typedef double v2d __attribute__((ext_vector_type(2)));
template <bool NT>
__global__ __launch_bounds__(256) void k_halo_wrap(LevView L, double *__restrict__ a, int im, int jm) {
  const int nx = L.nx, ny = L.ny;
  const long long t = (long long)blockIdx.x * blockDim.x + threadIdx.x;
  const int c0 = jpos(L, 0), cN = jpos(L, ny + 1);
  const int s0 = jm == 1 ? jpos(L, ny) : jpos(L, 1), sN = jm == 1 ? jpos(L, 1) : jpos(L, ny);
  if (blockIdx.y < 2) {
    if (!im || 2 * t >= L.plane) return;
    const int east = blockIdx.y;
    const int src = im == 1 ? (east ? 1 : nx) : (east ? nx : 1), dst = east ? nx + 1 : 0;
    const double *__restrict__ s = a + (long long)src * L.plane;
    const long long e = 2 * t;
    v2d v = NT ? __builtin_nontemporal_load((const v2d *)(s + e)) : *(const v2d *)(s + e);
    if (jm) {
      const int c = (int)(e % L.RS);
      const long long ro = e - c;
      if (c == c0) v.x = s[ro + s0]; else if (c + 1 == c0) v.y = s[ro + s0];
      if (c == cN) v.x = s[ro + sN]; else if (c + 1 == cN) v.y = s[ro + sN];
    }
    v2d *d = (v2d *)(a + (long long)dst * L.plane + e);
    if (NT) __builtin_nontemporal_store(v, d); else *d = v;
  } else {
    if (!jm) return;
    const int i0 = im ? 1 : 0, np = im ? nx : nx + 2;
    if (t >= (long long)np * L.nz) return;
    const long long o = (long long)(i0 + (int)(t / L.nz)) * L.plane + (t % L.nz) * L.RS;
    a[o + c0] = a[o + s0];
    a[o + cN] = a[o + sN];
  }
}

__global__ void k_halo_mixed_corners(LevView L, double *__restrict__ a, int mSW, int mSE, int mNE, int mNW) {
  const int k = blockIdx.x * blockDim.x + threadIdx.x;
  if (k >= L.nz) return;
  const long long ro = (long long)k * L.RS;
  const int nx = L.nx, ny = L.ny;
  const long long W0 = ro, W1 = L.plane + ro, E0 = (long long)(nx + 1) * L.plane + ro, E1 = (long long)nx * L.plane + ro;
  const int j0 = jpos(L, 0), j1 = jpos(L, 1), jn = jpos(L, ny), jn1 = jpos(L, ny + 1);
  if (mSW == 1) a[W0 + j0] = a[W1 + j0]; else if (mSW == 2) a[W0 + j0] = a[W0 + j1];
  if (mSE == 1) a[E0 + j0] = a[E1 + j0]; else if (mSE == 2) a[E0 + j0] = a[E0 + j1];
  if (mNE == 1) a[E0 + jn1] = a[E1 + jn1]; else if (mNE == 2) a[E0 + jn1] = a[E0 + jn];
  if (mNW == 1) a[W0 + jn1] = a[W1 + jn1]; else if (mNW == 2) a[W0 + jn1] = a[W0 + jn];
}

struct HaloBufs { double *b[8]; int present[8]; };
__device__ __forceinline__ bool halo_elem(const LevView &L, int dir, int q, int k, int unpack, long long &e, long long &t) {
  const int nx = L.nx, ny = L.ny;
  int i, j, n;
  switch (dir) {
    case 0: n = nx; i = q + 1; j = unpack ? 0 : 1; break;
    case 1: n = ny; j = q + 1; i = unpack ? nx + 1 : nx; break;
    case 2: n = nx; i = q + 1; j = unpack ? ny + 1 : ny; break;
    case 3: n = ny; j = q + 1; i = unpack ? 0 : 1; break;
    case 4: n = 1; i = unpack ? 0 : 1; j = unpack ? 0 : 1; break;
    case 5: n = 1; i = unpack ? nx + 1 : nx; j = unpack ? 0 : 1; break;
    case 6: n = 1; i = unpack ? nx + 1 : nx; j = unpack ? ny + 1 : ny; break;
    default: n = 1; i = unpack ? 0 : 1; j = unpack ? ny + 1 : ny; break;
  }
  if (q >= n) return false;
  e = (long long)i * L.plane + (long long)k * L.RS + jpos(L, j);
  t = (long long)k * n + q;
  return true;
}
__device__ __forceinline__ int halo_opp(int d) { return d < 4 ? (d ^ 2) : 4 + ((d - 4) ^ 2); }
template <bool MIXED>
__global__ void k_halo_pack_all(LevView L, double *__restrict__ a, HaloBufs hb, int unpack) {
  const int dir = blockIdx.z, pr = hb.present[dir];
  if (MIXED ? (pr != HALO_PEER && !(pr == HALO_SELF && unpack)) : !pr) return;
  const int q = blockIdx.x * blockDim.x + threadIdx.x;
  long long e, t;
  if (!halo_elem(L, dir, q, blockIdx.y, unpack, e, t)) return;
  if (MIXED && pr == HALO_SELF) {
    long long es, ts;
    halo_elem(L, halo_opp(dir), q, blockIdx.y, 0, es, ts);
    a[e] = a[es];
    return;
  }
  double *__restrict__ buf = hb.b[dir];
  if (unpack) a[e] = buf[t]; else buf[t] = a[e];
}

__device__ long long g_p2p_timeout_ticks = 500000000LL;
struct HaloP2P {
  int drop;
  unsigned long long *flag[8];
  unsigned long long seq;
  unsigned int *counter;
  int *err;
  int mSW, mSE, mNE, mNW;
  int blk0[9];
  int ipt;
  int nreal;
};
__device__ __forceinline__ int halo_dir(const HaloP2P &pp) {
  int dir = 0;
#pragma unroll
  for (int d = 1; d < 8; d++) if ((int)blockIdx.x >= pp.blk0[d]) dir = d;
  return dir;
}
__device__ __forceinline__ bool halo_item(const LevView &L, const HaloP2P &pp, int dir, int r, int unpack, int &q, int &k, long long &e, long long &t) {
  const int n = (dir == 0 || dir == 2) ? L.nx : ((dir == 1 || dir == 3) ? L.ny : 1);
  const int w = (((int)blockIdx.x - pp.blk0[dir]) * pp.ipt + r) * blockDim.x + threadIdx.x;
  if (w >= n * L.nz) return false;
  k = w / n; q = w - k * n;
  return halo_elem(L, dir, q, k, unpack, e, t);
}
struct HaloXchg { double *rbuf[8]; double *lbuf[8]; unsigned long long *rflag[8]; unsigned long long *lflag[8]; int present[8]; };
__device__ __forceinline__ void halo_store(const LevView &L, const HaloP2P &pp, double *__restrict__ a, int dir, int q, int k, long long e, double v) {
  const int nx = L.nx, ny = L.ny;
  a[e] = v;
  const long long ro = (long long)k * L.RS, W0 = ro, E0 = (long long)(nx + 1) * L.plane + ro;
  if (dir == 0) { if (q == 0 && pp.mSW == 1) a[W0 + jpos(L, 0)] = v; if (q == nx - 1 && pp.mSE == 1) a[E0 + jpos(L, 0)] = v; }
  else if (dir == 2) { if (q == 0 && pp.mNW == 1) a[W0 + jpos(L, ny + 1)] = v; if (q == nx - 1 && pp.mNE == 1) a[E0 + jpos(L, ny + 1)] = v; }
  else if (dir == 3) { if (q == 0 && pp.mSW == 2) a[W0 + jpos(L, 0)] = v; if (q == ny - 1 && pp.mNW == 2) a[W0 + jpos(L, ny + 1)] = v; }
  else if (dir == 1) { if (q == 0 && pp.mSE == 2) a[E0 + jpos(L, 0)] = v; if (q == ny - 1 && pp.mNE == 2) a[E0 + jpos(L, ny + 1)] = v; }
}
template <bool MIXED>
__global__ __launch_bounds__(256) void k_halo_exchange(LevView L, double *__restrict__ a, HaloXchg hx, HaloP2P pp) {
  const int dir = halo_dir(pp);
  int q, k; long long e, t;
  if (MIXED && hx.present[dir] != HALO_PEER) {
    const int sdir = hx.present[dir] == HALO_SELF ? halo_opp(dir) : dir;
    for (int r = 0; r < pp.ipt; r++) {
      if (!halo_item(L, pp, dir, r, 1, q, k, e, t)) continue;
      long long es, ts;
      halo_elem(L, sdir, q, k, 0, es, ts);
      halo_store(L, pp, a, dir, q, k, e, a[es]);
    }
    return;
  }
  for (int r = 0; r < pp.ipt; r++)
    if (halo_item(L, pp, dir, r, 0, q, k, e, t)) hx.rbuf[dir][t] = a[e];
  asm volatile("s_waitcnt vmcnt(0)" ::: "memory");
  __syncthreads();
  __shared__ int ok;
  if (threadIdx.x == 0) {
    __builtin_amdgcn_fence(__ATOMIC_RELEASE, "");
    asm volatile("s_waitcnt vmcnt(0)" ::: "memory");
    if (__hip_atomic_fetch_add(pp.counter, 1u, __ATOMIC_ACQ_REL, __HIP_MEMORY_SCOPE_AGENT) == (MIXED ? (unsigned int)pp.nreal : gridDim.x) - 1) {
      __hip_atomic_store(pp.counter, 0u, __ATOMIC_RELAXED, __HIP_MEMORY_SCOPE_AGENT);
      __threadfence_system();
      for (int d = 0; d < 8; d++)
        if ((MIXED ? hx.present[d] == HALO_PEER : hx.present[d] != 0) && !pp.drop) __hip_atomic_store(hx.rflag[d], pp.seq, __ATOMIC_RELEASE, __HIP_MEMORY_SCOPE_SYSTEM);
    }
    ok = 0;
    const long long t0 = wall_clock64(), tmax = g_p2p_timeout_ticks;
    while (true) {
      if (__hip_atomic_load(hx.lflag[dir], __ATOMIC_ACQUIRE, __HIP_MEMORY_SCOPE_SYSTEM) >= pp.seq) { ok = 1; break; }
      if (wall_clock64() - t0 > tmax) break;
      __builtin_amdgcn_s_sleep(4);
    }
  }
  __syncthreads();
  if (!ok) { if (threadIdx.x == 0) *pp.err = 1; return; }
  __threadfence_system();
  for (int r = 0; r < pp.ipt; r++) {
    if (!halo_item(L, pp, dir, r, 1, q, k, e, t)) continue;
    halo_store(L, pp, a, dir, q, k, e, __builtin_nontemporal_load(hx.lbuf[dir] + t));
  }
}

__global__ void k_convert(LevView L, double *__restrict__ js, double *__restrict__ ref, int nslot, int slot, int dir) {
  const long long n = (long long)L.nz * (L.ny + 2) * (L.nx + 2);
  const long long t = (long long)blockIdx.x * blockDim.x + threadIdx.x;
  if (t >= n) return;
  const int k = (int)(t % L.nz);
  const long long ji = t / L.nz;
  const int j = (int)(ji % (L.ny + 2)), i = (int)(ji / (L.ny + 2));
  const long long e = (long long)i * L.plane + (long long)k * L.RS + jpos(L, j);
  if (dir == 0) js[e] = ref[t * nslot + slot]; else ref[t * nslot + slot] = js[e];
}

────

The answer should hold only the lines from the start of the records above through the line containing "if (c == c0)", each set down exactly.

■ TASK RESPONSE ■
typedef double v2d __attribute__((ext_vector_type(2)));
template <bool NT>
__global__ __launch_bounds__(256) void k_halo_wrap(LevView L, double *__restrict__ a, int im, int jm) {
  const int nx = L.nx, ny = L.ny;
  const long long t = (long long)blockIdx.x * blockDim.x + threadIdx.x;
  const int c0 = jpos(L, 0), cN = jpos(L, ny + 1);
  const int s0 = jm == 1 ? jpos(L, ny) : jpos(L, 1), sN = jm == 1 ? jpos(L, 1) : jpos(L, ny);
  if (blockIdx.y < 2) {
    if (!im || 2 * t >= L.plane) return;
    const int east = blockIdx.y;
    const int src = im == 1 ? (east ? 1 : nx) : (east ? nx : 1), dst = east ? nx + 1 : 0;
    const double *__restrict__ s = a + (long long)src * L.plane;
    const long long e = 2 * t;
    v2d v = NT ? __builtin_nontemporal_load((const v2d *)(s + e)) : *(const v2d *)(s + e);
    if (jm) {
      const int c = (int)(e % L.RS);
      const long long ro = e - c;
      if (c == c0) v.x = s[ro + s0]; else if (c + 1 == c0) v.y = s[ro + s0];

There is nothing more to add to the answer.